As to the central nervous system (CNS), the assessment or measurement of the suppression of the sub-cortical activity and integrity is far more unsatisfactory. No commercial devices exist for this purpose. This is mainly because the sub-cortical components are not represented in any single bioelectrical or other signal, in contrast to that the EEG almost alone may represent the cortical activity. The suppression of the sub-cortical components is demonstrated in at least two ways: first, in suppression of the sensory and pain pathways at sub-cortical level (i.e. suppressions of the afferent neuronal signaling) and, second, in suppression of the autonomic nervous system (ANS) control and reflexes (i.e. suppression of the efferent neurons and evaluations needed for efferent control at sub-cortical level).

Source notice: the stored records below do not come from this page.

diff --git a/morl_baselines_b200/multi_policy/envelope/envelope.py b/morl_baselines_b200/multi_policy/envelope/envelope.py
--- a/morl_baselines_b200/multi_policy/envelope/envelope.py
+++ b/morl_baselines_b200/multi_policy/envelope/envelope.py
@@ -354,9 +354,18 @@
                         early_q = self._tc_train.forward_pairs(obs, ws_)
                 fused_head = self.envelope and _FUSED_HEAD and self.tensor_core_accumulators != "split" and self._tc_on.head_operands() is not None \
                     and ops.qhead_envelope_supported(self._tc_fmt, B, W, A, D, self._tc_on.lin[-1].in_features)
+                chain_head = fused_head and self._tc_on.chain_head_supported() and self._tc_tg.chain_head_supported()
+                fused_head = fused_head and not chain_head
                 self.fused_head_active = bool(fused_head)
                 head_reverse = False
-                if fused_head:
+                if chain_head:
+                    if self._nograd_chain is None:
+                        self._nograd_chain = TCPairMlp.make_pair_chain([self._tc_on, self._tc_tg], head=True)
+                    u_on, v_on = self._tc_on.layer1_uv(nobs, wset)
+                    u_tg, v_tg = self._tc_tg.layer1_uv(nobs, wset)
+                    self._nograd_chain([u_on, u_tg], [v_on, v_tg])
+                    q_on, q_tg = self._tc_on.q.view(B, W, A, D), self._tc_tg.q.view(B, W, A, D)
+                elif fused_head:
                     if self._tc_on.pair_chain_supported() and self._tc_tg.pair_chain_supported():
                         if self._nograd_chain is None:
                             self._nograd_chain = TCPairMlp.make_pair_chain([self._tc_on, self._tc_tg])
diff --git a/morl_baselines_b200/ops.py b/morl_baselines_b200/ops.py
--- a/morl_baselines_b200/ops.py
+++ b/morl_baselines_b200/ops.py
@@ -727,11 +727,31 @@
 
 class GemmChainPairs:
 
-    def __init__(self, outs, weights, B: int, W: int, biases=None, w_scales=None, bits=None, act_scale=None):
+    def __init__(self, outs, weights, B: int, W: int, biases=None, w_scales=None, bits=None, act_scale=None, h0=None, h0_bits=None, heads=None,
+                 q_out=None):
         import ctypes as C
 
         self.n_chains, self.n_layers = len(outs), len(weights[0])
         self.B, self.W, self.M = int(B), int(W), int(B) * int(W)
+        nc = self.n_chains
+        h0 = [None] * nc if h0 is None else list(h0)
+        h0_bits = [None] * nc if h0_bits is None else list(h0_bits)
+        heads = [None] * nc if heads is None else list(heads)
+        q_out = [None] * nc if q_out is None else list(q_out)
+        if not (len(h0) == len(h0_bits) == len(heads) == len(q_out) == nc):
+            raise _lib.MorlB200Error(f"GemmChainPairs: h0 / h0_bits / heads / q_out need one entry per chain ({nc})")
+        self.head_n = 0
+        for hd, q in zip(heads, q_out):
+            if hd is None:
+                continue
+            wq, _, bq = hd
+            n = bq.numel()
+            if fmt_of(wq) != FMT_F16X2 or tuple(wq.shape[1:]) != (32, 256) or not wq.is_contiguous() or not 1 <= n <= 32 or (self.head_n and n != self.head_n):
+                raise _lib.MorlB200Error("GemmChainPairs: an output layer needs contiguous f16x2 weight planes [2, 32, 256] and 1 <= N <= 32 (one N for all chains)")
+            if not (isinstance(q, th.Tensor) and q.is_cuda and q.dtype == th.float32 and q.is_contiguous() and tuple(q.shape) == (self.M, n)
+                    and q.data_ptr() % 16 == 0):
+                raise _lib.MorlB200Error(f"GemmChainPairs: Q must be a 16-byte aligned contiguous CUDA float32 tensor [{self.M}, {n}]")
+            self.head_n = n
         flat_o = [t for ch in outs for t in ch]
         flat_w = [t for ch in weights for t in ch]
         flat_b = [None] * len(flat_w) if biases is None else [t.detach() for ch in biases for t in ch]
@@ -742,20 +762,25 @@
         for t in flat_w:
             if fmt_of(t) != FMT_F16X2 or tuple(t.shape[1:]) != (256, 256) or not t.is_contiguous():
                 raise _lib.MorlB200Error("GemmChainPairs: weight planes must be contiguous f16x2 [2, 256, 256]")
-        stored = [t for t in flat_o if t is not None]
+        stored = [t for t in flat_o + h0 if t is not None]
         for t in stored:
             if fmt_of(t) != FMT_F16X2 or tuple(t.shape[1:]) != (self.M, 256) or not t.is_contiguous() or not t.is_cuda:
                 raise _lib.MorlB200Error(f"GemmChainPairs: output planes must be contiguous CUDA f16x2 tensors [2, {self.M}, 256]")
         if any(t.stride(0) != stored[0].stride(0) for t in stored):
             raise _lib.MorlB200Error("GemmChainPairs: output planes need one plane stride")
-        for t in flat_m:
+        for t in flat_m + h0_bits:
             if t is not None and (t.dtype != th.int32 or tuple(t.shape) != (self.M, relu_bits_words(256)) or not t.is_contiguous()):
                 raise _lib.MorlB200Error(f"GemmChainPairs: ReLU bit masks must be contiguous int32 [{self.M}, {relu_bits_words(256)}]")
         self.store = sum(1 << i for i, t in enumerate(flat_o) if t is not None)
-        self._keep = (flat_o, flat_w, flat_b, flat_s, flat_m, act_scale)
+        hw = [None if hd is None else hd[0] for hd in heads]
+        hs = [None if hd is None else hd[1] for hd in heads]
+        hb = [None if hd is None else hd[2].detach() for hd in heads]
+        self._keep = (flat_o, flat_w, flat_b, flat_s, flat_m, act_scale, h0, h0_bits, hw, hs, hb, q_out)
         arr = lambda ts: (C.c_void_p * len(ts))(*[None if t is None else t.data_ptr() for t in ts])
         self._po, self._pw, self._pb, self._ps, self._pm = arr(flat_o), arr(flat_w), arr(flat_b), arr(flat_s), arr(flat_m)
+        self._ph0, self._ph0b, self._phw, self._phs, self._phb, self._pq = arr(h0), arr(h0_bits), arr(hw), arr(hs), arr(hb), arr(q_out)
         self._o_stride = stored[0].stride(0) if stored else 0
+        self._hw_stride = next((t.stride(0) for t in hw if t is not None), 0)
         self._w_stride, self._act_scale = flat_w[0].stride(0), act_scale
 
     def __call__(self, us, vs):
@@ -770,7 +795,8 @@
         pu = (C.c_void_p * self.n_chains)(*[u.data_ptr() for u in us])
         pv = (C.c_void_p * self.n_chains)(*[v.data_ptr() for v in vs])
         rc = _lib.load().morl_gemm_chain_pairs_f32(self.n_chains, self.n_layers, pu, pv, self.B, self.W, self._po, self._o_stride, _ptr(self._act_scale),
-                                                   self._pw, self._w_stride, self._ps, self._pb, self._pm, self.store, _stream())
+                                                   self._pw, self._w_stride, self._ps, self._pb, self._pm, self.store, self._ph0, self._ph0b, self._phw,
+                                                   self._hw_stride, self._phs, self._phb, self.head_n, self._pq, _stream())
         _lib.check(rc, "morl_gemm_chain_pairs_f32")
         _count()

The sub-cortical integrity of the afferent input, ANS evaluations, and efferent output is best tested with noxious stimulations and responses, as these are mainly processed and modulated in the brainstem and spinal levels. Further, as analgesic or antinociceptive drugs also have their main effects at these sub-cortical levels, the relationship between the analgesics, mainly opiods, and the suppression of the pain pathways and consequent noxious event responses exists.

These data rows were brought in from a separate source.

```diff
diff --git a/recometrics_amd/csrc/rm_prep.hpp b/recometrics_amd/csrc/rm_prep.hpp
--- a/recometrics_amd/csrc/rm_prep.hpp
+++ b/recometrics_amd/csrc/rm_prep.hpp
@@ -443,10 +443,10 @@
     return kth == kth ? (KeyT)ord_key(kth) : (KeyT)0;
 }
 template <class T, class KeyT>
-__global__ void k_seed_thresholds(int n_slots, int stream_slot0, int K, int gu, const int *slot_user, const int *slot_chunk, const int *user_nslots,
+__global__ void k_seed_thresholds(int slot0, int n_slots, int stream_slot0, int K, int gu, const int *slot_user, const int *slot_chunk, const int *user_nslots,
                                   const int *flags, const int *test_p, const long long *grow, const T *pos_score, const T *spos_score, KeyT *thr_shared)
 {
-    const int slot = blockIdx.x * blockDim.x + threadIdx.x;
+    const int slot = slot0 + blockIdx.x * blockDim.x + threadIdx.x;
     if (slot >= n_slots) return;
     thr_shared[slot] = seed_of_slot<T, KeyT>(slot, stream_slot0, K, gu, slot_user, slot_chunk, user_nslots, flags, test_p, grow, pos_score, spos_score);
 }
@@ -752,6 +752,7 @@
     T *spos_score;
     int *spos_item;
     unsigned long long *pos_key;
+    void *thr_seed; int seed_K;
 };
 
 __device__ __forceinline__ bool in_sorted_row(const int *row, int len, int item)
@@ -914,7 +915,7 @@
 
 constexpr int POSF_WAVES = 4;
 template <class T>
-__global__ __launch_bounds__(POSF_WAVES * WAVE) void k_pos_scores_flat(PosArgs<T> a, const int *ent_user)
+__global__ __launch_bounds__(POSF_WAVES * WAVE) void k_pos_scores_flat(PosArgs<T> a, const int *ent_user, const unsigned char *ent_masked)
 {
     constexpr int PB = 64;
     constexpr int CH = PB / (int)sizeof(T);
@@ -931,6 +932,7 @@
     const int u = in ? ent_user[e] : 0;
     const int item = in ? a.test_i[e] : 0;
     const int f = in ? a.flags[u] : 0;
+    const bool masked = in && ent_masked && ent_masked[e];
     const bool mine = in && (f & UF_ACTIVE) && !(f & UF_ONLY_NDCG);
     const unsigned long long live = __ballot(mine);
     if (!live) return;
@@ -1004,8 +1006,9 @@
         if (atomicExch(&a.noise_flag[u], 1) == 0) atomicAdd(&a.plan->n_noise_flagged, 1);
     }
     if (mine) {
-        a.pos_tmp[e] = s;
-        if (sizeof(T) == 4 && a.pos_key) a.pos_key[e] = ((unsigned long long)ord_key((float)s) << 32) | (unsigned)~item;
+        const T sv = masked ? (T)__int_as_float(0x7f800000) : s;
+        a.pos_tmp[e] = sv;
+        if (sizeof(T) == 4 && a.pos_key) a.pos_key[e] = ((unsigned long long)ord_key((float)sv) << 32) | (unsigned)~item;
     }
 }
 template <class T>
@@ -1026,7 +1029,9 @@
     const int w = __builtin_amdgcn_readfirstlane((blockIdx.x * blockDim.x + threadIdx.x) >> 6), lane = threadIdx.x & 63;
     if (w >= n_slots) return;
     const int u = slot_user[w], c0 = slot_chunk[w];
-    if (a.flags[u] & UF_ONLY_NDCG) return;
+    typedef decltype(ord_key(T())) SeedT;
+    SeedT *const seed = a.stream ? nullptr : (SeedT *)a.thr_seed;
+    if (a.flags[u] & UF_ONLY_NDCG) { if (seed && lane == 0) seed[w] = (SeedT)0; return; }
     const int te0 = a.test_p[u], te1 = a.test_p[u + 1];
     const int e = te0 + c0 * POS_CHUNK + lane;
     const bool mine = lane < POS_CHUNK && e < te1;
@@ -1079,6 +1084,34 @@
             }
         }
     }
+    if (seed) {
+        __shared__ T seed_row[PLACE_THREADS / WAVE][WAVE];
+        const int P = te1 - te0, K = a.seed_K;
+        SeedT out = (SeedT)0;
+        bool writer = lane == 0;
+        if (c0 == 0 && a.user_nslots[u] == 1 && P >= K && P <= POS_CHUNK) {
+            T *row = seed_row[__builtin_amdgcn_readfirstlane(threadIdx.x >> 6)];
+            row[lane] = (T)__int_as_float(0x7f800000);
+            __builtin_amdgcn_fence(__ATOMIC_ACQ_REL, "wavefront"); __builtin_amdgcn_wave_barrier();
+            if (mine) row[rank] = s;
+            __builtin_amdgcn_fence(__ATOMIC_ACQ_REL, "wavefront"); __builtin_amdgcn_wave_barrier();
+            const T x = row[lane];
+            const bool pinf = isinf(x) && x > 0;
+            const unsigned long long finite = __ballot(lane < P && !pinf);
+            const int nvalid = finite ? 64 - __clzll((long long)finite) : 0;
+            if (nvalid >= K) {
+                const unsigned long long above = lane < WAVE - 1 ? finite & (~0ull << (lane + 1)) : 0ull;
+                const T y = __shfl(x, above ? __ffsll((long long)above) - 1 : lane);
+                const bool head = lane < P && !pinf && (!above || x != y);
+                const unsigned long long heads = __ballot(head);
+                if (__popcll(heads) >= K) {
+                    writer = head && __popcll(heads >> lane) == K;
+                    out = x == x ? (SeedT)ord_key(x) : (SeedT)0;
+                }
+            }
+        }
+        if (writer) seed[w] = out;
+    }
     if (mine && a.stream) {
         a.pos_order[e] = rank;
         a.spos_score[te0 + rank] = s;
```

International patent application WO 02/32305 discloses a method and device for ascertaining the cerebral state of a patient. In this disclosure, a measure derived from EMG signal data enhances and confirms the determination of the hypnotic state made using EEG signal data. As the EMG data may be computed more frequently than the EEG data, this renders ascertaining changes in the hypnotic state of the patient more rapid. In this method, the (facial) EMG thus alone reflects the suppression of the nociceptive pathways. State entropy (SE), which is calculated in the low frequency band up to 32 Hz, is dominated by the cortical EEG activity, while response entropy (RE), which also includes the high frequencies, represents both the cortical and muscle activity. The difference RE-SE is, therefore, a measure of the (f)EMG power, which will increase at nociception and is therefore a good measure of the suppression of the pain pathways. However, the above-mentioned dependency on the medication of the patient may render the method unusable in certain situations. As the (facial) electromyography signal is affected by neuro-muscular blocking agents (NMBAs), which suppress signaling at the nerve-muscle junctions, the EMG component of the measurement may vanish and render the method unusable, if the medication of the patient includes neuro-muscular blocking agents. It shall also be emphasized that the difference RE-SE is not specific to the suppression of the pain pathways but also reflects the overall activity following any arousals in the CNS. The fEMG signal is thus activated after non-noxious stimulation such as auditory stimulation and it is difficult to assess if any noxious components are present in the facial muscle response.
The present invention seeks to alleviate or eliminate the above drawbacks and to bring about a complementary method which may be used in situations where methods resting on EMG signal data are not usable.